Instructions for the task: Could you reproduce, word for word, everything below from the line containing "diff --git a/chromap_amd/csrc/cm_kernels.hip" down to the line containing "first, uint32_t n)", with both of those lines included and no others?

Source information below:

+    {"rlen", &c->rlen, 0}, {"rep_len", &c->rep_len, 0}, {"rep_cnt", &c->rep_cnt, 0}, {"mm_cnt", &c->mm_cnt, 0}, {"hit_tot", &c->hit_tot, 0}, {"ncp", &c->ncp, 0}, {"ncn", &c->ncn, 0},
     {"resc_p", &c->resc_p, 0}, {"resc_n", &c->resc_n, 0}, {"mcp", &c->mcp, 0}, {"mcn", &c->mcn, 0}, {"fcp", &c->fcp, 0},
     {"fcn", &c->fcn, 0}, {"ndp", &c->ndp, 0}, {"ndn", &c->ndn, 0}, {"nv", &c->nv, 0}, {"pe_nbest", &c->pe_nbest, 1}};
   for (auto &t : tab)
diff --git a/chromap_amd/csrc/cm_ctx.h b/chromap_amd/csrc/cm_ctx.h
--- a/chromap_amd/csrc/cm_ctx.h
+++ b/chromap_amd/csrc/cm_ctx.h
@@ -130,6 +130,7 @@
   int pack_once = 1;
   int s6_planes = 1;
   int s3b_short = 1;
+  int s3a_chunked = 1;
   int generic_kernels = 0;
   int coop_rb = 0;
   int coop = 0xff;
diff --git a/chromap_amd/csrc/cm_kernels.h b/chromap_amd/csrc/cm_kernels.h
--- a/chromap_amd/csrc/cm_kernels.h
+++ b/chromap_amd/csrc/cm_kernels.h
@@ -22,7 +22,7 @@
 uint32_t cm_probe_range_blocks(uint64_t max_entries, int variant);
 void cm_launch_k_probe_range(const CmDev &d, const unsigned long long *range, uint64_t max_entries, uint32_t cap, void *partials, hipStream_t s, int variant);
 void cm_launch_k_probe_reduce(const void *partials, uint32_t blocks, unsigned long long *counters, hipStream_t s);
-CM_DECL_LAUNCH(k_s3a_count)
+void cm_launch_k_s3a_count(const CmDev &d, uint32_t first, uint32_t n, hipStream_t s);
 void cm_launch_k_sort_lists(const CmDev &d, int mode, hipStream_t s);
 uint32_t cm_s3b_lane_cap(uint32_t max_read_len);
 void cm_s3b_heavy_classes(uint32_t *hv_max, uint32_t *hv_big);
diff --git a/chromap_amd/csrc/cm_kernels.hip b/chromap_amd/csrc/cm_kernels.hip
--- a/chromap_amd/csrc/cm_kernels.hip
+++ b/chromap_amd/csrc/cm_kernels.hip
@@ -345,8 +345,8 @@
   }
 }
 
-__global__ __launch_bounds__(CM_BLOCK) void k_s3a_count(CmDev d, uint32_t n) {
-  const uint32_t i = blockIdx.x * CM_BLOCK + threadIdx.x;
+__global__ __launch_bounds__(CM_BLOCK) void k_s3a_count(CmDev d, uint32_t first, uint32_t n) {
+  const uint32_t i = first + blockIdx.x * CM_BLOCK + threadIdx.x;
   uint32_t tot = 0;
   if (i < n) {
     cm_s3a_count(d, i);
@@ -1594,8 +1594,8 @@
   void cm_launch_##kname(const CmDev &d, uint32_t n, hipStream_t s) {                  \
     if (n) hipLaunchKernelGGL(kname, grid_for(n), dim3(CM_BLOCK), 0, s, d, n);         \
   }
-void cm_launch_k_s3a_count(const CmDev &d, uint32_t n, hipStream_t s) {
-  if (n) hipLaunchKernelGGL(k_s3a_count, grid_for(n), dim3(CM_BLOCK), 0, s, d, n);
+void cm_launch_k_s3a_count(const CmDev &d, uint32_t first, uint32_t n, hipStream_t s) {
+  if (n > first) hipLaunchKernelGGL(k_s3a_count, grid_for(n - first), dim3(CM_BLOCK), 0, s, d, first, n);
 }
 uint32_t cm_s3b_lane_cap(uint32_t max_read_len) {
   uint32_t cap = max_read_len / 3;
diff --git a/chromap_amd/csrc/cm_stages.h b/chromap_amd/csrc/cm_stages.h
--- a/chromap_amd/csrc/cm_stages.h
+++ b/chromap_amd/csrc/cm_stages.h
@@ -449,20 +449,25 @@
   bool fa = false, fb = false;
   uint32_t sa = 0, sb = 0;
   const uint32_t last = l2 - (uint32_t)min_overlap;
+  uint64_t mk = cm_mask64(l1);
   for (uint32_t s0 = 0; s0 <= last && !fa; ++s0) {
-    const uint32_t n = l1 < l2 - s0 ? l1 : l2 - s0;
-    const uint64_t D = ((a0 ^ B0) | (a1 ^ B1)) & cm_mask64(n);
-    const bool ok = __builtin_popcountll(D) <= 1;
-    if (ok && (D & seedmask) == 0) { fa = true; sa = s0; }
-    if (ok && ((D >> seed) & seedmask) == 0 && !fb) { fb = true; sb = s0; }
+    const uint64_t D = ((a0 ^ B0) | (a1 ^ B1)) & mk;
+    const bool ca = (D & seedmask) == 0, cb = ((D >> seed) & seedmask) == 0 && !fb;
+    if (ca || cb) {
+      const bool ok = __builtin_popcountll(D) <= 1;
+      if (ok && ca) { fa = true; sa = s0; }
+      if (ok && cb) { fb = true; sb = s0; }
+    }
     B0 >>= 1; B1 >>= 1;
+    if (l2 - s0 <= l1) mk >>= 1;
   }
   *found = fa || fb;
   *s0_out = fa ? sa : sb;
 }
 struct CmPairPlanes { uint64_t p0[2], p1[2]; bool upper[2]; };
 
-CM_HD void cm_s0_prep_ptr(const CmDev &d, uint32_t pair, const uint8_t *s1p, const uint8_t *s2p, const CmPairPlanes *pp = nullptr) {
+CM_HD void cm_s0_prep_ptr(const CmDev &d, uint32_t pair, const uint8_t *s1p, const uint8_t *s2p, const CmPairPlanes *pp = nullptr,
+                          bool allow_fast = true) {
   const uint32_t raw1 = d.ro0[pair + 1] - d.ro0[pair], raw2 = d.ro1[pair + 1] - d.ro1[pair];
   uint32_t len1 = raw1, len2 = raw2;
   bool ok = raw1 >= (uint32_t)d.p.min_read_len && (d.p.single || raw2 >= (uint32_t)d.p.min_read_len);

End of Source information.

Your solution:
diff --git a/chromap_amd/csrc/cm_kernels.hip b/chromap_amd/csrc/cm_kernels.hip
--- a/chromap_amd/csrc/cm_kernels.hip
+++ b/chromap_amd/csrc/cm_kernels.hip
@@ -345,8 +345,8 @@
   }
 }
 
-__global__ __launch_bounds__(CM_BLOCK) void k_s3a_count(CmDev d, uint32_t n) {
-  const uint32_t i = blockIdx.x * CM_BLOCK + threadIdx.x;
+__global__ __launch_bounds__(CM_BLOCK) void k_s3a_count(CmDev d, uint32_t first, uint32_t n) {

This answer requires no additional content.